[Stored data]
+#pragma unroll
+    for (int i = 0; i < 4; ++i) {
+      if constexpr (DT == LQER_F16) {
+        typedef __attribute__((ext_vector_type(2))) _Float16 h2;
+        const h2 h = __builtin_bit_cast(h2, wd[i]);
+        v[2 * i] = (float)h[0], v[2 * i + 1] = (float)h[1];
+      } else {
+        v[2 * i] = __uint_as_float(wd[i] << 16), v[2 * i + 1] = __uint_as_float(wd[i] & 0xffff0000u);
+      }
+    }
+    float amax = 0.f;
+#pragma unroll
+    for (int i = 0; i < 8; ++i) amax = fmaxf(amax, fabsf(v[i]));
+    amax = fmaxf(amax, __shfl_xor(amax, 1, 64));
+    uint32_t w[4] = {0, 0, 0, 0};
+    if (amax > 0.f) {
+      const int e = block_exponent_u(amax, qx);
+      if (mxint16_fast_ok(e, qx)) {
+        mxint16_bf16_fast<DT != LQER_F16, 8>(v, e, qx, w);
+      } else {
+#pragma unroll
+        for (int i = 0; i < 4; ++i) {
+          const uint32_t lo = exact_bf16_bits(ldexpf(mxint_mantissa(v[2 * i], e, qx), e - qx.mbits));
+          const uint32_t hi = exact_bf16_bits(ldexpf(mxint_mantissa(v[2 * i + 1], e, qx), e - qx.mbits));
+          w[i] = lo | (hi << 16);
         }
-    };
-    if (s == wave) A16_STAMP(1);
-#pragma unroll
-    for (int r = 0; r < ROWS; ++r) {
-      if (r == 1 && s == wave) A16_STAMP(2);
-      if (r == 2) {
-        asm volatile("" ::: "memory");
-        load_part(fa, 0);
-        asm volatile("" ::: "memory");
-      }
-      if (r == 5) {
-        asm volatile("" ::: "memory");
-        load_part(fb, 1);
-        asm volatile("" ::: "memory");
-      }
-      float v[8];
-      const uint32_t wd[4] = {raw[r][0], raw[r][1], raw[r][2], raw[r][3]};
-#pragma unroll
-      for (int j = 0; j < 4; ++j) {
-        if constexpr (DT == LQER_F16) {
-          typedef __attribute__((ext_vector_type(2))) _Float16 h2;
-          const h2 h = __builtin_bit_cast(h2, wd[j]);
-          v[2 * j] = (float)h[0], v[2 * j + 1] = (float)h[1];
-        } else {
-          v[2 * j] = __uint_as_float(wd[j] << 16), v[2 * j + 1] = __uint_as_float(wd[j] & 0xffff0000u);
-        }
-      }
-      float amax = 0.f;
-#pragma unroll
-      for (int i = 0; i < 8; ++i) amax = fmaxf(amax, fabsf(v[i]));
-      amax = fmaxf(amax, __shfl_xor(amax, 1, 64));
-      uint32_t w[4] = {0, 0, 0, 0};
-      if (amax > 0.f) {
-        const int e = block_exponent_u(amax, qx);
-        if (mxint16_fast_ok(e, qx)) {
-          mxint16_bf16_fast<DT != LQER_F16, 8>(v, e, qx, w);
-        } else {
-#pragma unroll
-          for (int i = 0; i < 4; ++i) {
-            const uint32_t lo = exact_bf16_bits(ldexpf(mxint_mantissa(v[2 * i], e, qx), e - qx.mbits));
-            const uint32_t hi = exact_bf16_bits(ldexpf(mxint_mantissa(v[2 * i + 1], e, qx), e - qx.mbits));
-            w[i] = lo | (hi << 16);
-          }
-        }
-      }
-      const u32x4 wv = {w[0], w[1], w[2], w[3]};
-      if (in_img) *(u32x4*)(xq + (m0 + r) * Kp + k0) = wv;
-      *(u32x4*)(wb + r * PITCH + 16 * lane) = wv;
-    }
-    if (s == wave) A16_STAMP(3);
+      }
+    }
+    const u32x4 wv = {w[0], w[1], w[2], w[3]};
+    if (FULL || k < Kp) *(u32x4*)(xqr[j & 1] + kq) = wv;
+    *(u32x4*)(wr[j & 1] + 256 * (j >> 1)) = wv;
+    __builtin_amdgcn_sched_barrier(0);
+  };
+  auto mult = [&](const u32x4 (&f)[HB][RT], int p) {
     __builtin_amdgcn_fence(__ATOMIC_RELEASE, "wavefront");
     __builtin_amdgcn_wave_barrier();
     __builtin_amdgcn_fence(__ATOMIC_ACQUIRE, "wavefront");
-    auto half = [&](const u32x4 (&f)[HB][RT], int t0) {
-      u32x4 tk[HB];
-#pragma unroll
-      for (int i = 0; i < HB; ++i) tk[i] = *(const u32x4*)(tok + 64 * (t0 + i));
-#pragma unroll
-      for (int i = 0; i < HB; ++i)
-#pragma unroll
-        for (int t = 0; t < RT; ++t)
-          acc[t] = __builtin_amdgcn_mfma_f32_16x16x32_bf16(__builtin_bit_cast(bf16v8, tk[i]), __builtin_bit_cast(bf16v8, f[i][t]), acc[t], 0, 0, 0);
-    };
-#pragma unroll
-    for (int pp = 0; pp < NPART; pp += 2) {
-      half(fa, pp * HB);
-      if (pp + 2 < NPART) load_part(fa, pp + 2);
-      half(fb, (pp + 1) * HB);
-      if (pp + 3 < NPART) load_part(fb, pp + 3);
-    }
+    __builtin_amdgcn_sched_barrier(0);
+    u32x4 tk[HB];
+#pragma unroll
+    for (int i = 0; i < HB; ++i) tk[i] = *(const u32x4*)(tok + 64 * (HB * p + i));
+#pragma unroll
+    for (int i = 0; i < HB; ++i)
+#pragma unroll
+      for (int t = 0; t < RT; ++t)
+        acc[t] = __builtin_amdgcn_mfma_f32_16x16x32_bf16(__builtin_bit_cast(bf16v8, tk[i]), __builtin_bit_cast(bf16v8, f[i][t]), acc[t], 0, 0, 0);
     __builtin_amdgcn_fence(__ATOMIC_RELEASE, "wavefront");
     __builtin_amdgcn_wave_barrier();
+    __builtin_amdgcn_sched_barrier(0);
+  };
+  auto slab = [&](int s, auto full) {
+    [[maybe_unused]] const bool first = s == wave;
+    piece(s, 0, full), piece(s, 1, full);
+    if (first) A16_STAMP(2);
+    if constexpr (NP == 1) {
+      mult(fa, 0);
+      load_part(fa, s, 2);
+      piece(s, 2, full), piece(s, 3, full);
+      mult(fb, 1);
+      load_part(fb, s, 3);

#### Directions
Each line in the data where the string "constexpr" occurs should be identified and copied.

#### Result of the task
+      if constexpr (DT == LQER_F16) {
-        if constexpr (DT == LQER_F16) {
+    if constexpr (NP == 1) {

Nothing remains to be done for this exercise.